▶ **ENTRIES SHOWN**:
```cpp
WORLD_HIP_API int world_hip_analyze_batch(WorldHipContext *ctx, int n_utt, int fs, const double *d_x, int x_stride,
                                          const int *x_length, const HarvestOption *harvest_option,
                                          const CheapTrickOption *cheaptrick_option, const D4COption *d4c_option,
                                          int f_stride, double *d_tpos, double *d_f0, double *d_spectrogram,
                                          double *d_aperiodicity);
WORLD_HIP_API int world_hip_record_columns(int fft_size, int wire);
WORLD_HIP_API int world_hip_analyze_packed(WorldHipContext *ctx, int n_utt, int fs, const double *d_x, int x_stride,
                                           const int *x_length, const HarvestOption *harvest_option,
                                           const CheapTrickOption *cheaptrick_option, const D4COption *d4c_option,
                                           long long first_row, double *d_block, int cols);
WORLD_HIP_API int world_hip_coded_columns(int fs, int number_of_dimensions);
WORLD_HIP_API int world_hip_analyze_coded(WorldHipContext *ctx, int n_utt, int fs, const double *d_x, int x_stride,
                                          const int *x_length, const HarvestOption *harvest_option,
                                          const CheapTrickOption *cheaptrick_option, const D4COption *d4c_option,
                                          int number_of_dimensions, long long first_row, double *d_block, int cols);
WORLD_HIP_API int world_hip_spectral_packed_range(WorldHipContext *ctx, int n_utt, int fs, const double *d_x, int x_stride,
                                                  const int *x_length, const int *n_frames, int f_stride,
                                                  const double *d_tpos, const double *d_f0,
                                                  const CheapTrickOption *cheaptrick_option, const D4COption *d4c_option,
                                                  int frame_lo, int frame_hi, int reuse_offsets, long long first_row,
                                                  double *d_block, int cols);
WORLD_HIP_API int world_hip_cheaptrick_batch_range(WorldHipContext *ctx, int n_utt, int fs, const double *d_x, int x_stride,
                                                   const int *x_length, const int *n_frames, int f_stride,
                                                   const double *d_tpos, const double *d_f0, const CheapTrickOption *option,
                                                   int frame_lo, int frame_hi, int reuse_offsets, double *d_spectrogram);
WORLD_HIP_API int world_hip_d4c_batch_range(WorldHipContext *ctx, int n_utt, int fs, const double *d_x, int x_stride,
                                            const int *x_length, const int *n_frames, int f_stride, const double *d_tpos,
                                            const double *d_f0, int fft_size, const D4COption *option, int frame_lo,
                                            int frame_hi, int reuse_offsets, double *d_aperiodicity);
WORLD_HIP_API int world_hip_pack_results(WorldHipContext *ctx, int n_utt, const int *n_frames, int f_stride,
                                         int bins, const double *d_tpos, const double *d_f0,
                                         const double *d_spectrogram, const double *d_aperiodicity,
// ... 186 lines not shown
```

world_amd/api.py:

```python
import ctypes as C
import os
import weakref

import numpy as np

HERE = os.path.dirname(os.path.abspath(__file__))
LIB_PATH = os.environ.get("WORLD_HIP_LIB") or os.path.join(HERE, "libworld_hip.so")

_dp = C.POINTER(C.c_double)
_ip = C.POINTER(C.c_int)


class DioOption(C.Structure):
    _fields_ = [("f0_floor", C.c_double), ("f0_ceil", C.c_double), ("channels_in_octave", C.c_double),
                ("frame_period", C.c_double), ("speed", C.c_int), ("allowed_range", C.c_double)]


class HarvestOption(C.Structure):
    _fields_ = [("f0_floor", C.c_double), ("f0_ceil", C.c_double), ("frame_period", C.c_double)]


class CheapTrickOption(C.Structure):
    _fields_ = [("q1", C.c_double), ("f0_floor", C.c_double), ("fft_size", C.c_int)]
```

▶ **TASK REQUIREMENTS**:
Every entry must be output again exactly as it was given.

▶ **ANSWER TO THIS TASK**:
```cpp
WORLD_HIP_API int world_hip_analyze_batch(WorldHipContext *ctx, int n_utt, int fs, const double *d_x, int x_stride,
                                          const int *x_length, const HarvestOption *harvest_option,
                                          const CheapTrickOption *cheaptrick_option, const D4COption *d4c_option,
                                          int f_stride, double *d_tpos, double *d_f0, double *d_spectrogram,
                                          double *d_aperiodicity);
WORLD_HIP_API int world_hip_record_columns(int fft_size, int wire);
WORLD_HIP_API int world_hip_analyze_packed(WorldHipContext *ctx, int n_utt, int fs, const double *d_x, int x_stride,
                                           const int *x_length, const HarvestOption *harvest_option,
                                           const CheapTrickOption *cheaptrick_option, const D4COption *d4c_option,
                                           long long first_row, double *d_block, int cols);
WORLD_HIP_API int world_hip_coded_columns(int fs, int number_of_dimensions);
WORLD_HIP_API int world_hip_analyze_coded(WorldHipContext *ctx, int n_utt, int fs, const double *d_x, int x_stride,
                                          const int *x_length, const HarvestOption *harvest_option,
                                          const CheapTrickOption *cheaptrick_option, const D4COption *d4c_option,
                                          int number_of_dimensions, long long first_row, double *d_block, int cols);
WORLD_HIP_API int world_hip_spectral_packed_range(WorldHipContext *ctx, int n_utt, int fs, const double *d_x, int x_stride,
                                                  const int *x_length, const int *n_frames, int f_stride,
                                                  const double *d_tpos, const double *d_f0,
                                                  const CheapTrickOption *cheaptrick_option, const D4COption *d4c_option,
                                                  int frame_lo, int frame_hi, int reuse_offsets, long long first_row,
                                                  double *d_block, int cols);
WORLD_HIP_API int world_hip_cheaptrick_batch_range(WorldHipContext *ctx, int n_utt, int fs, const double *d_x, int x_stride,
                                                   const int *x_length, const int *n_frames, int f_stride,
                                                   const double *d_tpos, const double *d_f0, const CheapTrickOption *option,
                                                   int frame_lo, int frame_hi, int reuse_offsets, double *d_spectrogram);
WORLD_HIP_API int world_hip_d4c_batch_range(WorldHipContext *ctx, int n_utt, int fs, const double *d_x, int x_stride,
                                            const int *x_length, const int *n_frames, int f_stride, const double *d_tpos,
                                            const double *d_f0, int fft_size, const D4COption *option, int frame_lo,
                                            int frame_hi, int reuse_offsets, double *d_aperiodicity);
WORLD_HIP_API int world_hip_pack_results(WorldHipContext *ctx, int n_utt, const int *n_frames, int f_stride,
                                         int bins, const double *d_tpos, const double *d_f0,
                                         const double *d_spectrogram, const double *d_aperiodicity,
// ... 186 lines not shown
```

world_amd/api.py:

```python
import ctypes as C
import os
import weakref

import numpy as np

HERE = os.path.dirname(os.path.abspath(__file__))
LIB_PATH = os.environ.get("WORLD_HIP_LIB") or os.path.join(HERE, "libworld_hip.so")

_dp = C.POINTER(C.c_double)
_ip = C.POINTER(C.c_int)


class DioOption(C.Structure):
    _fields_ = [("f0_floor", C.c_double), ("f0_ceil", C.c_double), ("channels_in_octave", C.c_double),
                ("frame_period", C.c_double), ("speed", C.c_int), ("allowed_range", C.c_double)]


class HarvestOption(C.Structure):
    _fields_ = [("f0_floor", C.c_double), ("f0_ceil", C.c_double), ("frame_period", C.c_double)]


class CheapTrickOption(C.Structure):
    _fields_ = [("q1", C.c_double), ("f0_floor", C.c_double), ("fft_size", C.c_int)]
```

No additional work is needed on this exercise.